Quiero cargar dos baterias 18650 conectadas en serie, con 5V. Se me había ocurrido si se podría mediante un módulo booster con entrada micro usb parecido al del enlace (https://www.amazon.es/TECNOIOT-Booster-Step-up-MT3608-Replace/dp/B07KFMTBV4 ) de tal manera que aumentaría la tensión de entrada hasta los 8.2v y así poder cargar las baterias 18650 con un BMS 2S como el del enlace (https://cutt.ly/ReM20G2). Alguno de vosotros lo ha montado o no tiene sentido? Os adjunto imagen del montaje. Carga pero va muy-muy lento. Los 5V los aporto desde el USB de un ordenador, si fuera desde un cargador de móvil iría mejor? Gracias de antemano por la ayuda y vuestro tiempo.


----------



## DOSMETROS (Nov 27, 2019)

El puerto USB normalmente entrega 5 V a *0,5 A* = 2,5 Watts , elevado a 8,2 V sería (2,5 W / 8,2 V) 0,3 A . . .  sólo *300 mA * para cargar *dos* baterías ,

Prueba un buen cargador de los que entregan 2 A al menos.

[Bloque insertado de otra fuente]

# z430/keyword-spotting

Hardware: AMD Instinct MI355X
Metric: 1s 16kHz clips/sec end-to-end (wav->label) (higher is better)
Workload: dtype f32

## Files before the change

### keyword-spotting_amd/csrc/kws_mfcc.hip

```cpp
#include <cstdlib>

#include "kws_augment_dev.h"
#include "kws_internal.h"
#include "kws_mfcc_dev.h"

namespace kws {
namespace {

template <typename T, bool TAIL6>
__device__ __forceinline__ void mfcc_body(const FrontendParams& p, const FrontendTables& t, const T* __restrict__ wav,
                                          float* __restrict__ out, const RefineList& rl) {
    extern __shared__ __attribute__((aligned(16))) unsigned char smem[];
    const int nfp = (p.nfilt + 3) & ~3;
    float* dctb = reinterpret_cast<float*>(smem);
    cf* tw2 = reinterpret_cast<cf*>(dctb + ((p.numcep * nfp + 3) & ~3));
    float* ybuf = reinterpret_cast<float*>(tw2 + 64);
    unsigned char* scr0 = reinterpret_cast<unsigned char*>(ybuf + ((p.chunk_samples + 7) & ~7));

    const int tid = threadIdx.x, lane = tid & 63, wv = tid >> 6;
    const int clip = blockIdx.y;
    const int f0 = blockIdx.x * MFCC_FRAMES_PER_WG;
    const T* __restrict__ x = wav + (size_t)clip * p.n_samples;

    const int s0 = f0 * p.frame_step;
// ... 76 lines not shown
            }
        } else {
#pragma unroll
            for (int n1 = 0; n1 < 8; ++n1) {
                const int i = 64 * n1 + lane;
                const bool in = i < p.frame_len;
                const float la = ya[i], lb = yb[i];
                const float a = in ? la : 0.f, b = (in && has_b) ? lb : 0.f;
                v[n1] = cf{a, b};
                ora |= __builtin_bit_cast(uint32_t, a);
                orb |= __builtin_bit_cast(uint32_t, b);
            }
        }
        const bool nza = __any((ora << 1) != 0u);
        const bool nzb = __any((orb << 1) != 0u);
        const uint32_t flags = mfcc_pair(v, nza, nzb, has_b, p, sc, t1, ml, lane,
                                         out + ((size_t)clip * p.num_frames + fa) * p.numcep,
                                         out + ((size_t)clip * p.num_frames + fa + 1) * p.numcep);
        if (flags && rl.ctr && lane == 0) {
            const unsigned long long old = atomicAdd(reinterpret_cast<unsigned long long*>(rl.ctr), 1ull | ((unsigned long long)__builtin_popcount(flags) << 32));
            const int at = (int)(unsigned)old;
            if (at < rl.cap) rl.list[at] = (int)((((unsigned)(rl.clip0 + clip) * (unsigned)((p.num_frames + 1) / 2) + (unsigned)(fa >> 1)) << 2) | flags);
        }
        wave_lds_order();
    }
}

#ifndef KWS_MFCC_EU
#define KWS_MFCC_EU 4
#endif
__global__ __launch_bounds__(MFCC_THREADS) __attribute__((amdgpu_waves_per_eu(KWS_MFCC_EU, KWS_MFCC_EU))) void kws_mfcc_i16_tile_kernel(FrontendParams p, FrontendTables t,
                                                                    const int16_t* __restrict__ wav,
                                                                    float* __restrict__ out, RefineList rl) {
    mfcc_body<int16_t, true>(p, t, wav, out, rl);
}
__global__ __launch_bounds__(MFCC_THREADS) __attribute__((amdgpu_waves_per_eu(KWS_MFCC_EU, KWS_MFCC_EU))) void kws_mfcc_f32_kernel(FrontendParams p, FrontendTables t,
                                                                    const float* __restrict__ wav,
                                                                    float* __restrict__ out, RefineList rl) {
    mfcc_body<float, true>(p, t, wav, out, rl);
}
__global__ __launch_bounds__(MFCC_THREADS) __attribute__((amdgpu_waves_per_eu(KWS_MFCC_EU, KWS_MFCC_EU))) void kws_mfcc_i16_any_kernel(FrontendParams p, FrontendTables t,
                                                                    const int16_t* __restrict__ wav,
                                                                    float* __restrict__ out, RefineList rl) {
    mfcc_body<int16_t, false>(p, t, wav, out, rl);
}
__global__ __launch_bounds__(MFCC_THREADS) __attribute__((amdgpu_waves_per_eu(KWS_MFCC_EU, KWS_MFCC_EU))) void kws_mfcc_f32_any_kernel(FrontendParams p, FrontendTables t,
                                                                    const float* __restrict__ wav,
                                                                    float* __restrict__ out, RefineList rl) {
    mfcc_body<float, false>(p, t, wav, out, rl);
}

constexpr int WR_PAIRS = 2, WR_FRAMES = 2 * WR_PAIRS;
constexpr int WR_SPAN = 1024;
constexpr int WR_WAVE_BYTES = WR_SPAN * 4 + SCR_BYTES;

typedef float float4_a4 __attribute__((ext_vector_type(4), aligned(4)));
__device__ __forceinline__ void aug_vec8(const AugClip& c, int n0, int n, float (&a)[8]) {
    if (n0 + 8 > n) {
#pragma unroll
        for (int i = 0; i < 8; ++i) a[i] = 0.f;
        return;
    }
    const int r = uniform_i(-c.shift & 7);
    const int base = n0 - c.shift - r;
    uint4 lo = make_uint4(0, 0, 0, 0), hi = lo;
    if (!c.silence) {
        if (base >= 0 && base + 8 <= n) lo = *reinterpret_cast<const uint4*>(c.x + base);
        if (base + 8 >= 0 && base + 16 <= n) hi = *reinterpret_cast<const uint4*>(c.x + base + 8);
    }
    const uint32_t w[8] = {lo.x, lo.y, lo.z, lo.w, hi.x, hi.y, hi.z, hi.w};
    const uint32_t m2 = (r & 4) ? ~0u : 0u, m1 = (r & 2) ? ~0u : 0u;
    uint32_t u[6], v[5];
#pragma unroll
    for (int k = 0; k < 6; ++k) u[k] = (w[k + 2] & m2) | (w[k] & ~m2);
#pragma unroll
    for (int k = 0; k < 5; ++k) v[k] = (u[k + 1] & m1) | (u[k] & ~m1);
#pragma unroll
    for (int k = 0; k < 4; ++k) {
        const uint32_t wd = (r & 1) ? __builtin_amdgcn_alignbyte(v[k + 1], v[k], 2) : v[k];
        a[2 * k] = pcm_unit((int16_t)(wd & 0xffffu));
        a[2 * k + 1] = pcm_unit((int16_t)(wd >> 16));
    }
    if (c.bg) {
        const int k0 = c.off + n0;
        float g[8];
        if (k0 >= 0 && k0 + 8 <= c.bg_len) {
            const float4_a4 g0 = *reinterpret_cast<const float4_a4*>(c.bg + k0);
            const float4_a4 g1 = *reinterpret_cast<const float4_a4*>(c.bg + k0 + 4);
            g[0] = g0.x, g[1] = g0.y, g[2] = g0.z, g[3] = g0.w, g[4] = g1.x, g[5] = g1.y, g[6] = g1.z, g[7] = g1.w;
        } else {
#pragma unroll
            for (int i = 0; i < 8; ++i) {
                const int k = c.off + n0 + i;
                g[i] = (k >= 0 && k < c.bg_len) ? c.bg[k] : 0.f;
            }
        }
#pragma unroll
        for (int i = 0; i < 8; ++i) a[i] = __fadd_rn(a[i], __fmul_rn(g[i], c.vol));
    }
}

__host__ __device__ inline size_t mfcc_wr_lds_bytes(const FrontendParams& p) {
    const int nfp = (p.nfilt + 3) & ~3;
    return sizeof(float) * (size_t)(((p.numcep * nfp + 3) & ~3) + 2 * 64) + (size_t)MFCC_WAVES * WR_WAVE_BYTES;
}
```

Se tratan de unificar los temas parecidos / similares para que sea mas fácil su búsqueda. 

Saludos !


----------



## djyoan (Dic 2, 2019)

He visto circuitos para cargar una sola célula de ion de litio, pero no he visto diagrama analógico para cargar varias en serie… solo he encontrado BMS a la venta ya hechos en el mercado.
Mi pregunta porque en mi país Cuba no tengo la posibilidad de comprar online. Y necesito elaborar un BMS con electrónica analógica simple. Me gustaría ver algún diagrama analógico del balanceo de carga de estas células en serie.
Sucede que a las motos eléctricas vienen con 20 células 18650 en serie  y 10 en paralelo… a estas baterías se le daña el BMS y acá no tenemos solución para utilizar el paquete de baterías cuando se le daña la placa controladora.


----------



## DOSMETROS (Dic 2, 2019)

Cada batería lleva dos pequeños transistores para conectarla al medidor , el medidor mide carga baja , carga normal , sobrecarga.

Cada batería tiene dos transistores de potencia para conectarla al único cargador (cargador de una celda o dos* en paralelo*)

Entonces hace un ciclo : mide , decide si carga , omite o descarga la celda , pasa a la celda siguiente y así hasta que todas las celdas tienen la carga correcta y detiene.

Podes poner foto de algún BMS de esos dañados por favor .


----------



## djyoan (Dic 12, 2019)

El control de temperatura es fácil de hacer… mi problema es "como balancear las células en serie "
Como podría construir este circuito balanceador???
adjunto fotos...
Saludos


----------



## DJ T3 (Dic 12, 2019)

Si te animas, aca una base. (Desconozco el autor, ni si funciona, ni doy fe de nada, es solo algo que encontré "googleando", asi que no me hago responsable ni yo ni *Foros de Electrónica* de absolutamente nada)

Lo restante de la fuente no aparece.